* **THE PROBLEM**
Give all of the records again. Match them exactly.

Collected data entries:

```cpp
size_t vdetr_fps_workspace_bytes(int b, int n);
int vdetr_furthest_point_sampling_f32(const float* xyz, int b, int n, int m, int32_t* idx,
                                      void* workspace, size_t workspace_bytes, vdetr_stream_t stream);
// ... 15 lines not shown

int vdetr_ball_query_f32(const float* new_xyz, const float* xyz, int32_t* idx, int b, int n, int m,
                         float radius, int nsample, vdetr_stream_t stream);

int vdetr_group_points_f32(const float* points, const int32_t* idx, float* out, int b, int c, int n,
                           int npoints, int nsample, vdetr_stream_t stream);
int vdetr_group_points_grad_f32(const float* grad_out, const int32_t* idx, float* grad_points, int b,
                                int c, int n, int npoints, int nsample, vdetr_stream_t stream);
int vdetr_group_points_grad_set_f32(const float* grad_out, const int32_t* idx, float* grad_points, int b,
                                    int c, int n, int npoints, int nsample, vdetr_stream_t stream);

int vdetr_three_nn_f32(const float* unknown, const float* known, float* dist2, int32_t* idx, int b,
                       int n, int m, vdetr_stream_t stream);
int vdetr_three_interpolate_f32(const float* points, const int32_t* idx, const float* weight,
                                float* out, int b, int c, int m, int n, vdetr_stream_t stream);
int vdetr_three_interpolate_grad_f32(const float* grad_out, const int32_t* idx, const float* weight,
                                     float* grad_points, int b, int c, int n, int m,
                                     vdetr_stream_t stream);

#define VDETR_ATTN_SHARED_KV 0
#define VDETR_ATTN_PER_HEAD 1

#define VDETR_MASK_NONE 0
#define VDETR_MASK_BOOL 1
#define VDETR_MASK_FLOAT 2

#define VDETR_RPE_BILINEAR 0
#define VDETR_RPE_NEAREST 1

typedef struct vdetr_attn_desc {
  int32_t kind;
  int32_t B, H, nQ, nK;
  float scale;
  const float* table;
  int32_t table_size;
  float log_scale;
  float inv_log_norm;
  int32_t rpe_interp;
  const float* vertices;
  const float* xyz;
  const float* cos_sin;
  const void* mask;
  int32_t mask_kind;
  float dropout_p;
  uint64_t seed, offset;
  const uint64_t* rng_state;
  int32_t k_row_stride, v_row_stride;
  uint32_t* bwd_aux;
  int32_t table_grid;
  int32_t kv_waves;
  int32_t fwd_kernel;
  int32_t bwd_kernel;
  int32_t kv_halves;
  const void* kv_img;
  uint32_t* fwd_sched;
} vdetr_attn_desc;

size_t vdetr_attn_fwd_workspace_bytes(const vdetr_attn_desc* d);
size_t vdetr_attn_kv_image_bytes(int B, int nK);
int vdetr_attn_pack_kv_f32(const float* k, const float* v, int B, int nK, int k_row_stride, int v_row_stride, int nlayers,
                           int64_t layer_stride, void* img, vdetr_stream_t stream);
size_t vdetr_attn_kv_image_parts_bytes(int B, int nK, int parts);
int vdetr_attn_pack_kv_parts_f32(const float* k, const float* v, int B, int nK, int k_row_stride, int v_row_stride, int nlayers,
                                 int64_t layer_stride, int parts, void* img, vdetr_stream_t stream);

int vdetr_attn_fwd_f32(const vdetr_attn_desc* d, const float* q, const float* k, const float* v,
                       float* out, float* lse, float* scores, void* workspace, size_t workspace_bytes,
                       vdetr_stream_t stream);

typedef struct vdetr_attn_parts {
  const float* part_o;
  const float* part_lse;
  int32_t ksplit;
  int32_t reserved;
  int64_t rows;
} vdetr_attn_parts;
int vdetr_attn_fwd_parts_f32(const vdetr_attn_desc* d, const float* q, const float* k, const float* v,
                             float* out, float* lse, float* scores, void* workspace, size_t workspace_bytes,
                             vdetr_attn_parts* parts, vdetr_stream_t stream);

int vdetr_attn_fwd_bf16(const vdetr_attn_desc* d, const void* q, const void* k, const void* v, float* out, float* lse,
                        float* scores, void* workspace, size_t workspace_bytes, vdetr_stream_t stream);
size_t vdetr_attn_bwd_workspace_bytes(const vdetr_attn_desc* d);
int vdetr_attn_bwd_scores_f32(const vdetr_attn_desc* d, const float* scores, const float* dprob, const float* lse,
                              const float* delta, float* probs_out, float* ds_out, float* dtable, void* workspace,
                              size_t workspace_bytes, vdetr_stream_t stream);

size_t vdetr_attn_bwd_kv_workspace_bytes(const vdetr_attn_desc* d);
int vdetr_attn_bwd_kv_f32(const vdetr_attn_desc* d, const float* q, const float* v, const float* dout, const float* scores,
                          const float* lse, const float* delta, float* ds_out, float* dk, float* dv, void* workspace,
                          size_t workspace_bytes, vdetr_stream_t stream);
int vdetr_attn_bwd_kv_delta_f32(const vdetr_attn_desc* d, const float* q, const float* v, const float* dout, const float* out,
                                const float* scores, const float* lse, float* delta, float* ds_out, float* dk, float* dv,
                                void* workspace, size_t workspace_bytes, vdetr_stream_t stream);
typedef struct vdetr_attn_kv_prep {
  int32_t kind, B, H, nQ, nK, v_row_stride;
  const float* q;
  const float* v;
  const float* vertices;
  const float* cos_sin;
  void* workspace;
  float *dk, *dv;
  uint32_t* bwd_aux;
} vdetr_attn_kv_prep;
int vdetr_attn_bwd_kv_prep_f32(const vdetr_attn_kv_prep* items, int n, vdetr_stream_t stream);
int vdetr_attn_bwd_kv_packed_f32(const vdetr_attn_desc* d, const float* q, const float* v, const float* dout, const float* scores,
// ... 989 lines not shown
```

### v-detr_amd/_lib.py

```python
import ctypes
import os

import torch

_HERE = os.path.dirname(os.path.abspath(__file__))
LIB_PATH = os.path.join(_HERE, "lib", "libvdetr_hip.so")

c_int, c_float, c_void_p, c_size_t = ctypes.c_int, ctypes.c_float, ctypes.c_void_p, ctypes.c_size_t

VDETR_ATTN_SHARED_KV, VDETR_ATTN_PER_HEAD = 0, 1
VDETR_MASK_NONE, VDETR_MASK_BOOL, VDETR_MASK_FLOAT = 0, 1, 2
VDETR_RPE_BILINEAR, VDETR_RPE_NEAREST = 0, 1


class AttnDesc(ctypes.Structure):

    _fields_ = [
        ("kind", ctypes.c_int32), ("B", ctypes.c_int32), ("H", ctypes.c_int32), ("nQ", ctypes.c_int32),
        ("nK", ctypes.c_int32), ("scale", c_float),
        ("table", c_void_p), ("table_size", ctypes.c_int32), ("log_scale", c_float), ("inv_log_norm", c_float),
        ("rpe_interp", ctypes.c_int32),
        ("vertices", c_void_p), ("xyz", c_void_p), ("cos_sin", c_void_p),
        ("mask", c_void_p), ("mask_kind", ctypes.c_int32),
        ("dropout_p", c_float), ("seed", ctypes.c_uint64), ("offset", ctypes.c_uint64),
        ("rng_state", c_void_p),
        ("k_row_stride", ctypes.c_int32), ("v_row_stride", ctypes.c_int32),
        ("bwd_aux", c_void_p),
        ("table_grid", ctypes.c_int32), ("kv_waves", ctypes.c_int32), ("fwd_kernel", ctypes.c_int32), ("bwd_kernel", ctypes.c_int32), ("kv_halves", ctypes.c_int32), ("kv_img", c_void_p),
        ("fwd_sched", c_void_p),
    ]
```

* **TASK SOLUTION**
```cpp
size_t vdetr_fps_workspace_bytes(int b, int n);
int vdetr_furthest_point_sampling_f32(const float* xyz, int b, int n, int m, int32_t* idx,
                                      void* workspace, size_t workspace_bytes, vdetr_stream_t stream);
// ... 15 lines not shown

int vdetr_ball_query_f32(const float* new_xyz, const float* xyz, int32_t* idx, int b, int n, int m,
                         float radius, int nsample, vdetr_stream_t stream);

int vdetr_group_points_f32(const float* points, const int32_t* idx, float* out, int b, int c, int n,
                           int npoints, int nsample, vdetr_stream_t stream);
int vdetr_group_points_grad_f32(const float* grad_out, const int32_t* idx, float* grad_points, int b,
                                int c, int n, int npoints, int nsample, vdetr_stream_t stream);
int vdetr_group_points_grad_set_f32(const float* grad_out, const int32_t* idx, float* grad_points, int b,
                                    int c, int n, int npoints, int nsample, vdetr_stream_t stream);

int vdetr_three_nn_f32(const float* unknown, const float* known, float* dist2, int32_t* idx, int b,
                       int n, int m, vdetr_stream_t stream);
int vdetr_three_interpolate_f32(const float* points, const int32_t* idx, const float* weight,
                                float* out, int b, int c, int m, int n, vdetr_stream_t stream);
int vdetr_three_interpolate_grad_f32(const float* grad_out, const int32_t* idx, const float* weight,
                                     float* grad_points, int b, int c, int n, int m,
                                     vdetr_stream_t stream);

#define VDETR_ATTN_SHARED_KV 0
#define VDETR_ATTN_PER_HEAD 1

#define VDETR_MASK_NONE 0
#define VDETR_MASK_BOOL 1
#define VDETR_MASK_FLOAT 2

#define VDETR_RPE_BILINEAR 0
#define VDETR_RPE_NEAREST 1

typedef struct vdetr_attn_desc {
  int32_t kind;
  int32_t B, H, nQ, nK;
  float scale;
  const float* table;
  int32_t table_size;
  float log_scale;
  float inv_log_norm;
  int32_t rpe_interp;
  const float* vertices;
  const float* xyz;
  const float* cos_sin;
  const void* mask;
  int32_t mask_kind;
  float dropout_p;
  uint64_t seed, offset;
  const uint64_t* rng_state;
  int32_t k_row_stride, v_row_stride;
  uint32_t* bwd_aux;
  int32_t table_grid;
  int32_t kv_waves;
  int32_t fwd_kernel;
  int32_t bwd_kernel;
  int32_t kv_halves;
  const void* kv_img;
  uint32_t* fwd_sched;
} vdetr_attn_desc;

size_t vdetr_attn_fwd_workspace_bytes(const vdetr_attn_desc* d);
size_t vdetr_attn_kv_image_bytes(int B, int nK);
int vdetr_attn_pack_kv_f32(const float* k, const float* v, int B, int nK, int k_row_stride, int v_row_stride, int nlayers,
                           int64_t layer_stride, void* img, vdetr_stream_t stream);
size_t vdetr_attn_kv_image_parts_bytes(int B, int nK, int parts);
int vdetr_attn_pack_kv_parts_f32(const float* k, const float* v, int B, int nK, int k_row_stride, int v_row_stride, int nlayers,
                                 int64_t layer_stride, int parts, void* img, vdetr_stream_t stream);

int vdetr_attn_fwd_f32(const vdetr_attn_desc* d, const float* q, const float* k, const float* v,
                       float* out, float* lse, float* scores, void* workspace, size_t workspace_bytes,
                       vdetr_stream_t stream);

typedef struct vdetr_attn_parts {
  const float* part_o;
  const float* part_lse;
  int32_t ksplit;
  int32_t reserved;
  int64_t rows;
} vdetr_attn_parts;
int vdetr_attn_fwd_parts_f32(const vdetr_attn_desc* d, const float* q, const float* k, const float* v,
                             float* out, float* lse, float* scores, void* workspace, size_t workspace_bytes,
                             vdetr_attn_parts* parts, vdetr_stream_t stream);

int vdetr_attn_fwd_bf16(const vdetr_attn_desc* d, const void* q, const void* k, const void* v, float* out, float* lse,
                        float* scores, void* workspace, size_t workspace_bytes, vdetr_stream_t stream);
size_t vdetr_attn_bwd_workspace_bytes(const vdetr_attn_desc* d);
int vdetr_attn_bwd_scores_f32(const vdetr_attn_desc* d, const float* scores, const float* dprob, const float* lse,
                              const float* delta, float* probs_out, float* ds_out, float* dtable, void* workspace,
                              size_t workspace_bytes, vdetr_stream_t stream);

size_t vdetr_attn_bwd_kv_workspace_bytes(const vdetr_attn_desc* d);
int vdetr_attn_bwd_kv_f32(const vdetr_attn_desc* d, const float* q, const float* v, const float* dout, const float* scores,
                          const float* lse, const float* delta, float* ds_out, float* dk, float* dv, void* workspace,
                          size_t workspace_bytes, vdetr_stream_t stream);
int vdetr_attn_bwd_kv_delta_f32(const vdetr_attn_desc* d, const float* q, const float* v, const float* dout, const float* out,
                                const float* scores, const float* lse, float* delta, float* ds_out, float* dk, float* dv,
                                void* workspace, size_t workspace_bytes, vdetr_stream_t stream);
typedef struct vdetr_attn_kv_prep {
  int32_t kind, B, H, nQ, nK, v_row_stride;
  const float* q;
  const float* v;
  const float* vertices;
  const float* cos_sin;
  void* workspace;
  float *dk, *dv;
  uint32_t* bwd_aux;
} vdetr_attn_kv_prep;
int vdetr_attn_bwd_kv_prep_f32(const vdetr_attn_kv_prep* items, int n, vdetr_stream_t stream);
int vdetr_attn_bwd_kv_packed_f32(const vdetr_attn_desc* d, const float* q, const float* v, const float* dout, const float* scores,
// ... 989 lines not shown
```

### v-detr_amd/_lib.py

```python
import ctypes
import os

import torch

_HERE = os.path.dirname(os.path.abspath(__file__))
LIB_PATH = os.path.join(_HERE, "lib", "libvdetr_hip.so")

c_int, c_float, c_void_p, c_size_t = ctypes.c_int, ctypes.c_float, ctypes.c_void_p, ctypes.c_size_t

VDETR_ATTN_SHARED_KV, VDETR_ATTN_PER_HEAD = 0, 1
VDETR_MASK_NONE, VDETR_MASK_BOOL, VDETR_MASK_FLOAT = 0, 1, 2
VDETR_RPE_BILINEAR, VDETR_RPE_NEAREST = 0, 1


class AttnDesc(ctypes.Structure):

    _fields_ = [
        ("kind", ctypes.c_int32), ("B", ctypes.c_int32), ("H", ctypes.c_int32), ("nQ", ctypes.c_int32),
        ("nK", ctypes.c_int32), ("scale", c_float),
        ("table", c_void_p), ("table_size", ctypes.c_int32), ("log_scale", c_float), ("inv_log_norm", c_float),
        ("rpe_interp", ctypes.c_int32),
        ("vertices", c_void_p), ("xyz", c_void_p), ("cos_sin", c_void_p),
        ("mask", c_void_p), ("mask_kind", ctypes.c_int32),
        ("dropout_p", c_float), ("seed", ctypes.c_uint64), ("offset", ctypes.c_uint64),
        ("rng_state", c_void_p),
        ("k_row_stride", ctypes.c_int32), ("v_row_stride", ctypes.c_int32),
        ("bwd_aux", c_void_p),
        ("table_grid", ctypes.c_int32), ("kv_waves", ctypes.c_int32), ("fwd_kernel", ctypes.c_int32), ("bwd_kernel", ctypes.c_int32), ("kv_halves", ctypes.c_int32), ("kv_img", c_void_p),
        ("fwd_sched", c_void_p),
    ]
```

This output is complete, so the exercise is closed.